Every record that follows should be output exactly as it is given.
☆ ☆ ☆
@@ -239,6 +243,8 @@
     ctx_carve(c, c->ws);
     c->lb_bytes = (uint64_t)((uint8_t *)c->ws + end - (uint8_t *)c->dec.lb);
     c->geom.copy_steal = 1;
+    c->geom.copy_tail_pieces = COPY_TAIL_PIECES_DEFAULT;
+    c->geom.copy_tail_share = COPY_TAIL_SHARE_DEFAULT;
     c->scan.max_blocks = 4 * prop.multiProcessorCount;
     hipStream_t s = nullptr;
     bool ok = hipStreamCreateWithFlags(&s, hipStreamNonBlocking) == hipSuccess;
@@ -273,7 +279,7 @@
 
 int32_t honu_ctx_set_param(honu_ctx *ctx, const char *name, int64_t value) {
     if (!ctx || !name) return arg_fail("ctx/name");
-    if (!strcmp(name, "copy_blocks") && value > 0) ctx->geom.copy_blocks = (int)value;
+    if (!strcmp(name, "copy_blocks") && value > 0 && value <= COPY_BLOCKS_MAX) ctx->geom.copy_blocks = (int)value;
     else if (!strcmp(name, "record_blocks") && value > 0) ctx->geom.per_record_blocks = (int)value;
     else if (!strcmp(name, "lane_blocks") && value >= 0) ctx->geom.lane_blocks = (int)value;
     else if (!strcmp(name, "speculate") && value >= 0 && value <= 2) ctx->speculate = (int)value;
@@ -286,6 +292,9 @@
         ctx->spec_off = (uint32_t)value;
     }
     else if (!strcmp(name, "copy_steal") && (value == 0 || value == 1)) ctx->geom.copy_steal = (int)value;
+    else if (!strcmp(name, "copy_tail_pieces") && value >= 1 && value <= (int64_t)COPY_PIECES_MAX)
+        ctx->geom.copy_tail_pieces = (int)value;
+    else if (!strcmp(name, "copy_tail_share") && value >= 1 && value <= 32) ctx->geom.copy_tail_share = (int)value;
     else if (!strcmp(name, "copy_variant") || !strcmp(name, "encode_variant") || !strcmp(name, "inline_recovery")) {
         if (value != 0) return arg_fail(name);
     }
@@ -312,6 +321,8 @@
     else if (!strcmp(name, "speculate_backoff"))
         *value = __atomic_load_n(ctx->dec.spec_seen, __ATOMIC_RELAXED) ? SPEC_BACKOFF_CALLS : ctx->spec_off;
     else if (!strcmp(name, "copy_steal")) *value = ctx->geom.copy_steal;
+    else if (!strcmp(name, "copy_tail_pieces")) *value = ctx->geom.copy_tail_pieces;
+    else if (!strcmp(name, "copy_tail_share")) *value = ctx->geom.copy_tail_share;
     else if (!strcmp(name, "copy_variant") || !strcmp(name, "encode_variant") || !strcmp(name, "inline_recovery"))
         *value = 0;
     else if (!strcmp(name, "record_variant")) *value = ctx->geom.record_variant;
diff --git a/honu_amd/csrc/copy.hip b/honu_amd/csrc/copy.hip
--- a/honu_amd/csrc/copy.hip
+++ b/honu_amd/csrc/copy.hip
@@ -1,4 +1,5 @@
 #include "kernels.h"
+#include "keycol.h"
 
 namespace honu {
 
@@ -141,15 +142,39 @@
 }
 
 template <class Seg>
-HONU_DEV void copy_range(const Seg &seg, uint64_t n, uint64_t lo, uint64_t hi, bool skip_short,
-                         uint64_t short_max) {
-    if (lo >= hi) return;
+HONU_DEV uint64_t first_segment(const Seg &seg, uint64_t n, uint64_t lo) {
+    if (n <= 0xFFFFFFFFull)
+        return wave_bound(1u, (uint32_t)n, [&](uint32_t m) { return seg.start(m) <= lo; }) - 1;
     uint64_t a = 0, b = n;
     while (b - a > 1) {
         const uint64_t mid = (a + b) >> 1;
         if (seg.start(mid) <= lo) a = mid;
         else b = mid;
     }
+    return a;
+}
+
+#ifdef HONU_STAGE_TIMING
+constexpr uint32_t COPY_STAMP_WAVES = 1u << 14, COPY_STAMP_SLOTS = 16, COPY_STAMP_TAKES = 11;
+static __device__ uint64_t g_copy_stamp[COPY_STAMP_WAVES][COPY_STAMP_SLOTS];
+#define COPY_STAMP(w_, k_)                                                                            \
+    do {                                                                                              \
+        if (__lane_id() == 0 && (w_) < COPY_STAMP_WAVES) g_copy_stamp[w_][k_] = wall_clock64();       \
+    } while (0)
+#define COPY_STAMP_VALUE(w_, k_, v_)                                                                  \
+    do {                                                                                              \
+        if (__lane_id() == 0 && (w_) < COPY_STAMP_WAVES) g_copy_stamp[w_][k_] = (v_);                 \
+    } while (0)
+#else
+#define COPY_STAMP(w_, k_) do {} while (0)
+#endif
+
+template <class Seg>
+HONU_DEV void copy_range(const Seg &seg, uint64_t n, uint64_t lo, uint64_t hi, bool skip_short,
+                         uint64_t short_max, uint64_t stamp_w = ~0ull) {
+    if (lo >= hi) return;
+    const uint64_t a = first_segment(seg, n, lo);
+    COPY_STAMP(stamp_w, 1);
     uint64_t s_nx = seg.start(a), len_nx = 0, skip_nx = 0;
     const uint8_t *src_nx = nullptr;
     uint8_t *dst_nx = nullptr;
☆ ☆ ☆
Answer section:
@@ -239,6 +243,8 @@
     ctx_carve(c, c->ws);
     c->lb_bytes = (uint64_t)((uint8_t *)c->ws + end - (uint8_t *)c->dec.lb);
     c->geom.copy_steal = 1;
+    c->geom.copy_tail_pieces = COPY_TAIL_PIECES_DEFAULT;
+    c->geom.copy_tail_share = COPY_TAIL_SHARE_DEFAULT;
     c->scan.max_blocks = 4 * prop.multiProcessorCount;
     hipStream_t s = nullptr;
     bool ok = hipStreamCreateWithFlags(&s, hipStreamNonBlocking) == hipSuccess;
@@ -273,7 +279,7 @@
 
 int32_t honu_ctx_set_param(honu_ctx *ctx, const char *name, int64_t value) {
     if (!ctx || !name) return arg_fail("ctx/name");
-    if (!strcmp(name, "copy_blocks") && value > 0) ctx->geom.copy_blocks = (int)value;
+    if (!strcmp(name, "copy_blocks") && value > 0 && value <= COPY_BLOCKS_MAX) ctx->geom.copy_blocks = (int)value;
     else if (!strcmp(name, "record_blocks") && value > 0) ctx->geom.per_record_blocks = (int)value;
     else if (!strcmp(name, "lane_blocks") && value >= 0) ctx->geom.lane_blocks = (int)value;
     else if (!strcmp(name, "speculate") && value >= 0 && value <= 2) ctx->speculate = (int)value;
@@ -286,6 +292,9 @@
         ctx->spec_off = (uint32_t)value;
     }
     else if (!strcmp(name, "copy_steal") && (value == 0 || value == 1)) ctx->geom.copy_steal = (int)value;
+    else if (!strcmp(name, "copy_tail_pieces") && value >= 1 && value <= (int64_t)COPY_PIECES_MAX)
+        ctx->geom.copy_tail_pieces = (int)value;
+    else if (!strcmp(name, "copy_tail_share") && value >= 1 && value <= 32) ctx->geom.copy_tail_share = (int)value;
     else if (!strcmp(name, "copy_variant") || !strcmp(name, "encode_variant") || !strcmp(name, "inline_recovery")) {
         if (value != 0) return arg_fail(name);
     }
@@ -312,6 +321,8 @@
     else if (!strcmp(name, "speculate_backoff"))
         *value = __atomic_load_n(ctx->dec.spec_seen, __ATOMIC_RELAXED) ? SPEC_BACKOFF_CALLS : ctx->spec_off;
     else if (!strcmp(name, "copy_steal")) *value = ctx->geom.copy_steal;
+    else if (!strcmp(name, "copy_tail_pieces")) *value = ctx->geom.copy_tail_pieces;
+    else if (!strcmp(name, "copy_tail_share")) *value = ctx->geom.copy_tail_share;
     else if (!strcmp(name, "copy_variant") || !strcmp(name, "encode_variant") || !strcmp(name, "inline_recovery"))
         *value = 0;
     else if (!strcmp(name, "record_variant")) *value = ctx->geom.record_variant;
diff --git a/honu_amd/csrc/copy.hip b/honu_amd/csrc/copy.hip
--- a/honu_amd/csrc/copy.hip
+++ b/honu_amd/csrc/copy.hip
@@ -1,4 +1,5 @@
 #include "kernels.h"
+#include "keycol.h"
 
 namespace honu {
 
@@ -141,15 +142,39 @@
 }
 
 template <class Seg>
-HONU_DEV void copy_range(const Seg &seg, uint64_t n, uint64_t lo, uint64_t hi, bool skip_short,
-                         uint64_t short_max) {
-    if (lo >= hi) return;
+HONU_DEV uint64_t first_segment(const Seg &seg, uint64_t n, uint64_t lo) {
+    if (n <= 0xFFFFFFFFull)
+        return wave_bound(1u, (uint32_t)n, [&](uint32_t m) { return seg.start(m) <= lo; }) - 1;
     uint64_t a = 0, b = n;
     while (b - a > 1) {
         const uint64_t mid = (a + b) >> 1;
         if (seg.start(mid) <= lo) a = mid;
         else b = mid;
     }
+    return a;
+}
+
+#ifdef HONU_STAGE_TIMING
+constexpr uint32_t COPY_STAMP_WAVES = 1u << 14, COPY_STAMP_SLOTS = 16, COPY_STAMP_TAKES = 11;
+static __device__ uint64_t g_copy_stamp[COPY_STAMP_WAVES][COPY_STAMP_SLOTS];
+#define COPY_STAMP(w_, k_)                                                                            \
+    do {                                                                                              \
+        if (__lane_id() == 0 && (w_) < COPY_STAMP_WAVES) g_copy_stamp[w_][k_] = wall_clock64();       \
+    } while (0)
+#define COPY_STAMP_VALUE(w_, k_, v_)                                                                  \
+    do {                                                                                              \
+        if (__lane_id() == 0 && (w_) < COPY_STAMP_WAVES) g_copy_stamp[w_][k_] = (v_);                 \
+    } while (0)
+#else
+#define COPY_STAMP(w_, k_) do {} while (0)
+#endif
+
+template <class Seg>
+HONU_DEV void copy_range(const Seg &seg, uint64_t n, uint64_t lo, uint64_t hi, bool skip_short,
+                         uint64_t short_max, uint64_t stamp_w = ~0ull) {
+    if (lo >= hi) return;
+    const uint64_t a = first_segment(seg, n, lo);
+    COPY_STAMP(stamp_w, 1);
     uint64_t s_nx = seg.start(a), len_nx = 0, skip_nx = 0;
     const uint8_t *src_nx = nullptr;
     uint8_t *dst_nx = nullptr;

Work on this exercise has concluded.